* Prompt
Take every line from the records below that includes the word "hipMemcpyAsync".
☆ ☆ ☆ ☆ ☆ ☆ ☆
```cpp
int search_block(pb_search *s, int nsamp, float thresh, bool want_peaks, bool cleaned)
{
    const int tout = nsamp - s->max_delay;
    s->rfi.ran = s->rfi.narrow || s->rfi.broad;
    s->chan.launched = s->chan.tol > 0 && !cleaned;
    s->chan.ran = s->chan.launched || (s->chan.tol > 0 && s->chan.have);
    if (s->chan.launched) {
        const int rc = search_rfichan_launch(s, nsamp);
        if (rc) return rc;
    }
    if (s->chan.tol > 0 && !s->rfi.ran) SCHK(s, hipEventRecord(s->chan.ev[2], s->stream));
    if (s->rfi.ran && cleaned) {
        SCHK(s, hipEventRecord(s->rfi.ev[0], s->stream));
    } else if (s->rfi.ran) {
        const int rc = search_clean(s, nsamp);
        if (rc) return rc;
    }
    dim3 gd((tout + 255) / 256, s->ndm);
    dim3 gdd((tout + DDM_TILE - 1) / DDM_TILE, (s->ndm + DDM_DB - 1) / DDM_DB);
    k_dedisperse<<<gdd, 256, 0, s->stream>>>(s->d_xt, s->d_chans, s->d_delay, s->d_D, s->nact, s->ndm, tout, s->tpitch, s->tpitch);
    SCHK(s, hipEventRecord(s->ev[3], s->stream));
    const size_t ppitch = s->ppitch();
    k_prefix<<<s->ndm, 256, 0, s->stream>>>(s->d_D, s->d_P, tout, s->tpitch, ppitch);
    k_series_stats<<<s->ndm, 256, 0, s->stream>>>(s->d_D, s->d_P, s->d_stats, tout, s->baseline, s->tpitch, ppitch);
    SCHK(s, hipEventRecord(s->ev[4], s->stream));
    if (want_peaks) SCHK(s, hipMemsetAsync(s->d_peaks, 0, sizeof(int32_t), s->stream));
    k_boxcar<<<gd, 256, 0, s->stream>>>(s->d_P, s->d_stats, s->d_snr, s->d_wid, tout, s->nbox, s->baseline, s->tpitch,
                                        ppitch, thresh, want_peaks ? s->d_peaks : nullptr, s->max_peaks);
    SCHK(s, hipEventRecord(s->ev[5], s->stream));
    SCHK(s, hipGetLastError());
    s->last_tout = tout;
    s->last_nsamp = nsamp;
    s->plane_tout = tout;
    return PB_OK;
}

static int search_run(pb_search *s, const void *codes, int codes_on_device, int nsamp, int nbit, float thresh,
                      bool want_peaks)
{
    if (!s || !codes) return PB_EINVAL;
    if (nsamp > s->max_samples || !(nbit == 8 || nbit == 4 || nbit == 2))
        return search_fail(s, "pb_search_run", "block too long or bad nbit");
    const int tout = nsamp - s->max_delay;
    if (tout < 64) return search_fail(s, "pb_search_run", "block shorter than the largest dispersion delay");
    SCHK(s, hipSetDevice(s->device));
    const bool pol = s->pol.max > 0;
    if (pol && nbit != 8) return search_fail(s, "pb_search_run", "with polarisation on the block must be 8-bit");
    const size_t nbytes = (size_t)nsamp * s->nchan * nbit / 8 * (pol ? 4 : 1);
    const uint8_t *d_codes = (const uint8_t *)codes;
    s->gp.fill = 0;
    s->gp.cleaned = 0;
    s->gp.tail_n = 0;
    SCHK(s, hipEventRecord(s->ev[0], s->stream));
    if (!codes_on_device) {
        uint8_t *stage = pol ? s->pol.d_codes : s->d_codes;
        SCHK(s, hipMemcpyAsync(stage, codes, nbytes, hipMemcpyHostToDevice, s->stream));
        d_codes = stage;
    }
    SCHK(s, hipEventRecord(s->ev[1], s->stream));
    if (pol) {
        const int rc = search_pol_transpose(s, d_codes, nsamp);
        if (rc) return rc;
    } else {
        dim3 gt((nsamp + 63) / 64, (s->nchan + 63) / 64);
        k_transpose_codes<<<gt, 256, 0, s->stream>>>(d_codes, s->d_xt, nsamp, s->nchan, nbit, s->tpitch);
    }
    SCHK(s, hipEventRecord(s->ev[2], s->stream));
    return search_block(s, nsamp, thresh, want_peaks, false);
}

static int search_times(pb_search *s)
{
    hipEvent_t dd = s->rfi.ran ? s->rfi.ev[0] : (s->chan.tol > 0 ? s->chan.ev[2] : s->ev[2]);
    for (int i = 0; i < 6; ++i) s->ms[i] = search_ms(i == 2 ? dd : s->ev[i], s->ev[i + 1]);
    s->rfi.n_narrow = 0;
    s->rfi.n_broad = 0;
    s->rfi.ms = 0.f;
    if (s->rfi.ran) {
        unsigned long long c[2];
        SCHK(s, hipMemcpy(c, s->rfi.d_rcnt, sizeof c, hipMemcpyDeviceToHost));
        s->rfi.n_narrow = c[0];
        s->rfi.n_broad = (int)c[1];
        s->rfi.ms = search_ms(s->chan.launched ? s->chan.ev[1] : s->ev[2], s->rfi.ev[0]);
    }
    return PB_OK;
}

int search_run_out(pb_search *s, float *snr, uint8_t *width_log2, uint32_t *series, float *stats, int *tout_out)
{
    const int tout = s->last_tout;
    SCHK(s, hipStreamSynchronize(s->stream));
    if (snr) SCHK(s, hipMemcpy2D(snr, tout * sizeof(float), s->d_snr, s->tpitch * sizeof(float), tout * sizeof(float), s->ndm, hipMemcpyDeviceToHost));
    if (width_log2) SCHK(s, hipMemcpy2D(width_log2, tout, s->d_wid, s->tpitch, tout, s->ndm, hipMemcpyDeviceToHost));
    if (series) SCHK(s, hipMemcpy2D(series, tout * sizeof(uint32_t), s->d_D, s->tpitch * sizeof(uint32_t), tout * sizeof(uint32_t), s->ndm, hipMemcpyDeviceToHost));
    if (stats) SCHK(s, hipMemcpy(stats, s->d_stats, (size_t)s->ndm * 2 * sizeof(float), hipMemcpyDeviceToHost));
    SCHK(s, hipEventRecord(s->ev[6], s->stream));
    SCHK(s, hipEventSynchronize(s->ev[6]));
    const int rc = search_times(s);
    if (rc) return rc;
    if (tout_out) *tout_out = tout;
    return PB_OK;
}

int search_peaks_out(pb_search *s, int32_t *peaks, int max_out, int *npeaks, int *tout_out)
{
    int32_t n = 0;
    SCHK(s, hipMemcpyAsync(&n, s->d_peaks, sizeof n, hipMemcpyDeviceToHost, s->stream));
    SCHK(s, hipStreamSynchronize(s->stream));
    const int ncopy = std::min(std::min((int)n, max_out), s->max_peaks);
    if (ncopy > 0) SCHK(s, hipMemcpy(peaks, s->d_peaks + 1, (size_t)ncopy * 4 * sizeof(int32_t), hipMemcpyDeviceToHost));
    SCHK(s, hipEventRecord(s->ev[6], s->stream));
    SCHK(s, hipEventSynchronize(s->ev[6]));
    const int rc = search_times(s);
    if (rc) return rc;
    *npeaks = n;
    if (tout_out) *tout_out = s->last_tout;
    return PB_OK;
}

extern "C" int pb_search_run(pb_search *s, const void *codes, int codes_on_device, int nsamp, int nbit, float *snr,
                             uint8_t *width_log2, uint32_t *series, float *stats, int *tout_out)
{
    const int rc = search_run(s, codes, codes_on_device, nsamp, nbit, 0.f, false);
    return rc ? rc : search_run_out(s, snr, width_log2, series, stats, tout_out);
}

extern "C" int pb_search_peaks(pb_search *s, const void *codes, int codes_on_device, int nsamp, int nbit,
                               float threshold, int32_t *peaks, int max_out, int *npeaks, int *tout_out)
{
    if (!peaks || !npeaks || max_out < 1) return PB_EINVAL;
    const int rc = search_run(s, codes, codes_on_device, nsamp, nbit, threshold, true);
    return rc ? rc : search_peaks_out(s, peaks, max_out, npeaks, tout_out);
}

extern "C" int pb_search_timers(const pb_search *s, float *ms6)
{
    return search_get_ms(s, s ? s->ms : nullptr, 6, ms6);
}

extern "C" int pb_search_rfi_info(const pb_search *s, uint64_t *n_narrow, int *n_broad_samples, float *ms)
{
    if (!s) return PB_EINVAL;
    if (n_narrow) *n_narrow = s->rfi.n_narrow;
    if (n_broad_samples) *n_broad_samples = s->rfi.n_broad;
    if (ms) *ms = s->rfi.ms;
    return PB_OK;
}

extern "C" int pb_search_fetch_clean(pb_search *s, uint8_t *xt, size_t nbytes)
{
    if (!s || !xt) return PB_EINVAL;
    const size_t n = s->last_nsamp;
    if (n == 0 || nbytes < n * s->nchan)
        return search_fail(s, "pb_search_fetch_clean", "no block searched yet, or the buffer is smaller than nchan x nsamp");
    SCHK(s, hipSetDevice(s->device));
    SCHK(s, hipStreamSynchronize(s->stream));
    SCHK(s, hipMemcpy2D(xt, n, s->d_xt, s->tpitch, n, s->nchan, hipMemcpyDeviceToHost));
    return PB_OK;
}
```

Baseline: 224,700.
☆ ☆ ☆ ☆ ☆ ☆ ☆
* Written solution
        SCHK(s, hipMemcpyAsync(stage, codes, nbytes, hipMemcpyHostToDevice, s->stream));
    SCHK(s, hipMemcpyAsync(&n, s->d_peaks, sizeof n, hipMemcpyDeviceToHost, s->stream));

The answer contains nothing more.